Teaching a Chatbot Domain-Specific Knowledge
As an experiment, and to understand the underlying technology better, I spent a couple of weeks researching and building a chatbot which can produce answers to questions based purely on factual knowledge. This ensures the accuracy of the content produced by the chatbot.
The first step in this is to collect the knowledge I want the chatbot to have. As this was a simple experiment, I did this by scraping through a pdf document, extracting chunks of text and linking them in a way that describes the structure of the document. That is, if one chunk of text contains a reference to another, a context link is created.
With these chunks of text extracted, I then passed each of them through one of OpenAI’s text embedding models and stored it in a database. These models produce embeddings, which are a numerical way of representing the semantic meaning of each chunk of text. As can be seen in the image below, embeddings that are numerically similar are also semantically similar. For example, the embedding of “canine companions say” will be more similar to the embedding of “woof” than that of “meow.”

Example illustrating text embedding phrase similarity. Credit: OpenAI - openai.com/blog/introducing-text-and-code-embeddings/
In my implementation, when a user asks a question about a specific document, the program quickly queries the embedding database and extracts the most similar (and therefore relevant) chunks of text to the question. It also makes use of the context links created earlier to provide additional context. These are then fed into a specifically designed prompt, which instructs a GPT-3 model to synthesize an answer to the user’s question based purely on the provided text. The following is a simplified example of one of the prompts I experimented with.
You are an agent tasked with answering questions based on a provided query.

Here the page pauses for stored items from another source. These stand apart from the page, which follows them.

extern "C" int mb200_model_generate_beams(mb200_model* m, const int32_t* slots, int32_t B, const int64_t* prompt, const uint8_t* prompt_mask,
                                          int32_t P, const int64_t* neg_prompt, const uint8_t* neg_mask, const uint8_t* vflags,
                                          const mb200_generate_params* gp, int32_t num_beams, int64_t fill_id, int64_t* out_ids,
                                          int32_t* out_len, float* out_scores, void* stream) {
    MB_REQUIRE(m && m->finalized, "model not finalized");
    MB_REQUIRE(slots && prompt && vflags && gp && out_ids && out_len && out_scores, "null argument");
    const auto& c = m->cfg;
    cudaStream_t st = (cudaStream_t)stream;
    const int K = num_beams;
    MB_REQUIRE(K >= 2 && K <= 4, "num_beams must be in [2, 4]");
    MB_REQUIRE(!gp->do_sample, "beam sampling (do_sample with num_beams > 1) is not supported");
    const bool use_cfg = neg_prompt != nullptr;
    const int BK = B * K, rows = use_cfg ? 2 * BK : BK;
    MB_REQUIRE(B >= 1 && rows <= m->max_rows, "batch * num_beams (x2 under classifier-free guidance) exceeds max_batch");
    MB_REQUIRE(P >= 1 && P < gp->max_length && gp->max_length <= c.tgt_seq_len, "need 1 <= prompt_len < max_length <= tgt_seq_len");
    for (int b = 0; b < B; ++b) MB_REQUIRE(slots[b] >= 0 && slots[b] < c.max_windows, "encoder slot out of range");
    const int d = c.d_model, V = c.vocab_size_out, ids_ld = c.tgt_seq_len;
    MB_REQUIRE(beam_select_smem_bytes(K, V, ids_ld) <= 220 * 1024, "beam candidates do not fit shared memory");
    MB_TRY(ensure_beam_buffers(m));

    std::vector<long long> pre((size_t)rows * P), idsrow((size_t)BK * ids_ld, (long long)gp->pad_token_id);
    std::vector<unsigned char> kv((size_t)rows * ids_ld, 1);
    std::vector<int> leftpad(rows, 0), rowslot(rows), kvsrc((size_t)rows * ids_ld, 0);
    for (int r = 0; r < rows; ++r) {
        const int b = (r % BK) / K;
        const bool neg_row = use_cfg && r < BK;
        const int64_t* src = neg_row ? neg_prompt : prompt;
        const uint8_t* msk = neg_row ? (neg_mask ? neg_mask : prompt_mask) : prompt_mask;
        int npad = 0; bool seen = false;
        for (int t = 0; t < P; ++t) {
            long long tok = src[(size_t)b * P + t];
            MB_REQUIRE(tok >= 0 && tok < c.vocab_size_in, "prompt token id out of range");
            pre[(size_t)r * P + t] = tok;
            unsigned char ok = msk ? (msk[(size_t)b * P + t] != 0) : 1;
            kv[(size_t)r * ids_ld + t] = ok;
            if (!ok && !seen) ++npad; else seen = true;
            kvsrc[(size_t)r * ids_ld + t] = r;
        }
        leftpad[r] = npad;
        rowslot[r] = slots[b];
    }
    for (int j = 0; j < BK; ++j)
        for (int t = 0; t < P; ++t) idsrow[(size_t)j * ids_ld + t] = prompt[(size_t)(j / K) * P + t];
    std::vector<float> runscore(BK), finscore(BK, -1.0e9f);
    for (int j = 0; j < BK; ++j) runscore[j] = j % K == 0 ? 0.f : -1.0e9f;
    GenState gs{};
    gs.cur_len = P; gs.prompt_len = P; gs.max_length = gp->max_length; gs.min_new_tokens = gp->min_new_tokens;
    const SampleConfig sc = make_sample_config(gp, BK, use_cfg, V, ids_ld);

    MB_CUDA_CHECK(cudaMemcpyAsync(m->g_prefill_ids.p, pre.data(), pre.size() * 8, cudaMemcpyHostToDevice, st));
    MB_CUDA_CHECK(cudaMemcpyAsync(m->g_ids.p, idsrow.data(), idsrow.size() * 8, cudaMemcpyHostToDevice, st));
    MB_CUDA_CHECK(cudaMemcpyAsync(m->g_keyvalid.p, kv.data(), kv.size(), cudaMemcpyHostToDevice, st));
    MB_CUDA_CHECK(cudaMemcpyAsync(m->g_leftpad.p, leftpad.data(), rows * 4, cudaMemcpyHostToDevice, st));
    MB_CUDA_CHECK(cudaMemcpyAsync(m->g_rowslot.p, rowslot.data(), rows * 4, cudaMemcpyHostToDevice, st));
    MB_CUDA_CHECK(cudaMemcpyAsync(m->g_vflags.p, vflags, c.vocab_size_in, cudaMemcpyHostToDevice, st));
    MB_CUDA_CHECK(cudaMemcpyAsync(m->g_state.p, &gs, sizeof(gs), cudaMemcpyHostToDevice, st));
    MB_CUDA_CHECK(cudaMemcpyAsync(m->g_cfg.p, &sc, sizeof(sc), cudaMemcpyHostToDevice, st));
    MB_CUDA_CHECK(cudaMemcpyAsync(m->b_kvsrc.p, kvsrc.data(), kvsrc.size() * 4, cudaMemcpyHostToDevice, st));
    MB_CUDA_CHECK(cudaMemcpyAsync(m->b_runscore.p, runscore.data(), BK * 4, cudaMemcpyHostToDevice, st));
    MB_CUDA_CHECK(cudaMemcpyAsync(m->b_finscore.p, finscore.data(), BK * 4, cudaMemcpyHostToDevice, st));
    MB_CUDA_CHECK(cudaMemsetAsync(m->b_finlen.p, 0, BK * sizeof(int), st));
    MB_CUDA_CHECK(cudaMemsetAsync(m->b_finflag.p, 0, BK, st));
    MB_CUDA_CHECK(cudaMemsetAsync(m->b_unsat.p, 1, B, st));
    MB_CUDA_CHECK(cudaMemsetAsync(m->d_ticket.p, 0, (size_t)m->max_rows * m->cfg.heads * sizeof(int), st));
    MB_CUDA_CHECK(cudaStreamSynchronize(st));

    const BeamParams bp = beam_params(m, rows, K);

    MB_TRY(launch_prompt_scan(m->g_ids.as<long long>(), ids_ld, BK, P, m->g_vflags.as<unsigned char>(), sc.ts_start, sc.ts_end,
                              m->g_lastts.as<int>(), st));
    MB_TRY(decoder_prefill(m, rows, P, m->g_prefill_ids.as<long long>(), gp->position_rule, st));
    MB_TRY(final_logits(m, rows, m->p_x.as<float>() + (size_t)(P - 1) * d, (long long)P * d, st, false));
    MB_TRY(launch_beam_step(bp, B, st));

    const int n_splits_self = self_splits(gp->max_length);
    auto key = std::make_tuple(rows, (int)B, n_splits_self, K);
    auto it = m->graphs.find(key);
    if (it == m->graphs.end()) {
        cudaGraph_t graph;
        if (!m->cap_stream) MB_CUDA_CHECK(cudaStreamCreateWithFlags(&m->cap_stream, cudaStreamNonBlocking));
        MB_CUDA_CHECK(cudaStreamSynchronize(st));
        MB_CUDA_CHECK(cudaStreamBeginCapture(m->cap_stream, cudaStreamCaptureModeThreadLocal));
        const long long before = g_launch_count;
        int s = token_step(m, rows, B, n_splits_self, m->cap_stream, m->use_pdl, nullptr, &bp);
        cudaError_t e = cudaStreamEndCapture(m->cap_stream, &graph);
        m->graph_nodes[key] = g_launch_count - before;
        g_launch_count = before;
        if (s) return s;
        MB_CUDA_CHECK(e);
        cudaGraphExec_t exec;
        MB_CUDA_CHECK(cudaGraphInstantiate(&exec, graph, 0));
        cudaGraphDestroy(graph);
        it = m->graphs.emplace(key, exec).first;
    }
    int remaining = gp->max_length - (P + 1);
    MB_CUDA_CHECK(cudaMemcpyAsync(m->h_flag, &m->g_state.as<GenState>()->all_finished, 4, cudaMemcpyDeviceToHost, st));
    MB_CUDA_CHECK(cudaStreamSynchronize(st));
    if (*m->h_flag) remaining = 0;
    while (remaining > 0) {
        const int burst = std::min(remaining, 16);
        for (int i = 0; i < burst; ++i) MB_CUDA_CHECK(cudaGraphLaunch(it->second, st));
        g_launch_count += (long long)burst * m->graph_nodes[key];
        remaining -= burst;
        MB_CUDA_CHECK(cudaMemcpyAsync(m->h_flag, &m->g_state.as<GenState>()->all_finished, 4, cudaMemcpyDeviceToHost, st));
        MB_CUDA_CHECK(cudaStreamSynchronize(st));
        if (*m->h_flag) break;
    }
    GenState fin{};
    MB_CUDA_CHECK(cudaMemcpyAsync(&fin, m->g_state.p, sizeof(fin), cudaMemcpyDeviceToHost, st));
    MB_CUDA_CHECK(cudaStreamSynchronize(st));
    std::vector<long long> fids((size_t)BK * ids_ld);
    std::vector<int> flen(BK);
    std::vector<unsigned char> fflag(BK);
    MB_CUDA_CHECK(cudaMemcpyAsync(fids.data(), m->b_finids[fin.step & 1].p, fids.size() * 8, cudaMemcpyDeviceToHost, st));
    MB_CUDA_CHECK(cudaMemcpyAsync(finscore.data(), m->b_finscore.p, BK * 4, cudaMemcpyDeviceToHost, st));
    MB_CUDA_CHECK(cudaMemcpyAsync(flen.data(), m->b_finlen.p, BK * 4, cudaMemcpyDeviceToHost, st));
    MB_CUDA_CHECK(cudaMemcpyAsync(fflag.data(), m->b_finflag.p, BK, cudaMemcpyDeviceToHost, st));
    MB_CUDA_CHECK(cudaStreamSynchronize(st));
    int gen_max = 0;
    for (int b = 0; b < B; ++b) {
        MB_REQUIRE(fflag[(size_t)b * K], "beam search ended without a finished hypothesis");
        gen_max = std::max(gen_max, flen[(size_t)b * K]);
    }
    const int Lout = P + gen_max;
    for (int b = 0; b < B; ++b) {
        const long long* h = fids.data() + (size_t)b * K * ids_ld;
        const int Lb = P + flen[(size_t)b * K];
        for (int t = 0; t < Lout; ++t) out_ids[(size_t)b * Lout + t] = t < Lb ? h[t] : fill_id;
        out_scores[b] = finscore[(size_t)b * K];
    }
    *out_len = Lout;
    return 0;
}
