template <int R> __device__ __forceinline__ void img_set(uint32_t x) { asm volatile("v_mov_b32 v[136+%c1], %0" : : "v"(x), "n"(R)); }
template <int R> __device__ __forceinline__ uint32_t img_get() { uint32_t x; asm volatile("v_mov_b32 %0, v[136+%c1]" : "=v"(x) : "n"(R)); return x; }
template <int R> __device__ __forceinline__ void img_load(const uint32_t* p) { asm volatile("global_load_dword v[136+%c1], %0, off" : : "v"(p), "n"(R) : "memory"); }
template <int C> __device__ __forceinline__ void img_load_quad(const void* p) { asm volatile("global_load_dwordx4 v[136+%c1:139+%c1], %0, off offset:%c2" : : "v"(p), "n"(4 * C), "n"(16 * C) : "memory"); }
template <int Q> __device__ __forceinline__ void ghost_load_quad(const void* p) { asm volatile("global_load_dwordx4 v[72+%c1:75+%c1], %0, off offset:%c2" : : "v"(p), "n"(4 * Q), "n"(16 * (kRows / 4 + Q)) : "memory"); }
template <int C> __device__ __forceinline__ void img_store_quad(void* p) { asm volatile("global_store_dwordx4 %0, v[136+%c1:139+%c1], off offset:%c2" : : "v"(p), "n"(4 * C), "n"(16 * C) : "memory"); }
__device__ __forceinline__ void img_loads_wait() { asm volatile("s_waitcnt vmcnt(0)" : : : "memory"); }
template <int I, int N, class F> __device__ __forceinline__ void static_for(F&& f)
{
  if constexpr (I < N) { f(std::integral_constant<int, I>{}); static_for<I + 1, N>(f); }
}
__device__ __forceinline__ uint32_t win_read(uint32_t row)
{
// ... 39 lines not shown
  "s_cbranch_scc0 Ltbv_pc" #tag "_%=\n\t"                                                                              \
  "v_cndmask_b32 v68, v67, v62, vcc\n\t"                                                                               \
  "v_min_u32 v65, v65, v68\n\t"                                                                                        \
  "v_mov_b32 v66, v67\n\t"                                                                                             \
  "s_bitcmp1_b32 s[" #i3 "], 17\n\t"                                                                                   \
  "s_cbranch_scc0 Ltbv_pn" #tag "_%=\n\t"                                                                              \
  "s_or_b32 m0, s85, 0x8000\n\t"                                                                                       \
  "v_mov_b32 v72, v65\n\t"                                                                                             \
  "s_mov_b32 m0, 0\n\t"                                                                                                \
  "v_mov_b32 v65, v67\n\t"                                                                                             \
  "s_add_u32 s85, s85, 1\n\t"                                                                                          \
  "s_branch Ltbv_pn" #tag "_%=\n\t"                                                                                    \
  "Ltbv_pc" #tag "_%=:\n\t"                                                                                            \
  "v_mov_b32 v66, v62\n\t"                                                                                             \
  "Ltbv_pn" #tag "_%=:\n\t"
#define TBV_LOAD(b)                                                                                                    \
  "s_add_u32 s86, s72, s68\n\t"  "s_addc_u32 s87, s73, 0\n\t"                                                          \
  "global_load_dwordx4 v[" #b ":" #b "+3], v64, s[86:87]\n\t"                                                          \
  "s_add_u32 s68, s68, 0x100\n\t"  "s_cmp_eq_u32 s68, s75\n\t"  "s_cselect_b32 s68, 0, s68\n\t"
#define TBV_SLOAD(S)                                                                                                   \
  "s_load_dwordx16 s[" #S ":" #S "+15], s[72:73], s78\n\t"                                                             \
  "s_add_u32 s78, s78, 0x100\n\t"  "s_cmp_eq_u32 s78, s75\n\t"  "s_cselect_b32 s78, 0, s78\n\t"
#define TBV_CHUNK(BLOCK, b, SA, SB, tag, END)                                                                          \
  "s_waitcnt vmcnt(3) lgkmcnt(0)\n\t"                                                                                  \
  TBV_SLOAD(SB)                                                                                                        \
  "s_set_gpr_idx_on s74, gpr_idx(SRC1)\n\t"                                                                            \
  BLOCK(b, SA, SA + 4, SA + 8, SA + 12, tag##0)  BLOCK(b + 1, SA + 1, SA + 5, SA + 9, SA + 13, tag##1)                 \
  BLOCK(b + 2, SA + 2, SA + 6, SA + 10, SA + 14, tag##2)  BLOCK(b + 3, SA + 3, SA + 7, SA + 11, SA + 15, tag##3)       \
  "s_set_gpr_idx_off\n\t"                                                                                              \
  TBV_LOAD(b)                                                                                                          \
  "s_sub_u32 s80, s80, 1\n\t"                                                                                          \
  "s_cmp_lg_u32 s80, 0\n\t"                                                                                            \
  "s_cbranch_scc1 Ltbv_nx" #tag "_%=\n\t"                                                                              \
  END                                                                                                                  \
  "Ltbv_nx" #tag "_%=:\n\t"
#define TBV_END_SWEEP                                                                                                  \
  "s_mov_b32 s80, s74\n\t"                                                                                             \
  "s_add_u32 s84, s84, 1\n\t"                                                                                          \
  "s_or_b64 s[88:89], s[88:89], s[70:71]\n\t"                                                                          \
  "s_or_b64 s[70:71], s[70:71], s[82:83]\n\t"                                                                          \
  "s_cmp_eq_u64 s[70:71], 0\n\t"                                                                                       \
  "s_cbranch_scc1 Ltbv_done_%=\n\t"                                                                                    \
  "s_cmp_ge_u32 s84, s81\n\t"                                                                                          \
  "s_cbranch_scc1 Ltbv_over_%=\n\t"                                                                                    \
  "s_mov_b64 s[70:71], 0\n\t"
#define TBV_END_PASS "s_branch Ltbv_done_%=\n\t"
#define TBV_LOOP(BLOCK, END)                                                                                           \
  TBV_LOAD(40) TBV_LOAD(44) TBV_LOAD(48) TBV_LOAD(52)                                                                  \
  TBV_SLOAD(36)                                                                                                        \
  "Ltbv_top_%=:\n\t"                                                                                                   \
  TBV_CHUNK(BLOCK, 40, 36, 52, c0, END) TBV_CHUNK(BLOCK, 44, 52, 36, c1, END) TBV_CHUNK(BLOCK, 48, 36, 52, c2, END) TBV_CHUNK(BLOCK, 52, 52, 36, c3, END) \
  "s_branch Ltbv_top_%=\n\t"
#define TBV_CLOBBERS "memory", "vcc", "scc", "m0", "s36", "s37", "s38", "s39", "s40", "s41", "s42", "s43", "s44", "s45", "s46", "s47", "s48", "s49", "s50", "s51", \
  "s52", "s53", "s54", "s55", "s56", "s57", "s58", "s59", "s60", "s61", "s62", "s63", "s64", "s65", "s66", "s67", "s68", "s70", "s71", "s72", "s73", "s74", "s75", \
  "s78", "s80", "s81", "s82", "s83", "s84", "s85", "s86", "s87", "s88", "s89", "v40", "v68", "v255"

If the query is too general, ask the user to be more specific, and provide suggestions.
Respond to the query using only the context provided.
If insufficient information is provided, do not answer the question.
Do not include irrelevant information in the answer body.
Be as concise as possible.
Query: {query}
Context: {context}
Response:
Results and Improvements
The video below shows a demo of running the program with the bitcoin whitepaper as an input. The user is able to ask questions (indicated by Query), and the chatbot responds (GPT) using only context extracted from the document. Even though this initial experiment is extremely simple, it yields impressive results.
In another test, I provided it with technical documentation from Delft Aerospace Rocket Engineering (a student rocketry society which I am a part of). This resulted in an efficient way to look up specific technical aspects of our designs, and even combine context from different documents together.
In its current form, my implementation is extremely inefficient, as it requires very large prompts to be supplied to GPT-3 to ensure enough context to answer questions accurately. As such, I am looking more deeply into NER (Named Entity Recognition) and RE (Relation Extraction) models to extract key facts from the text and construct a knowledge graph with information from various documents. With an appropriate querying method, this could be a good way to create “memory” for the GPT, and have it easily accessible and interlinked.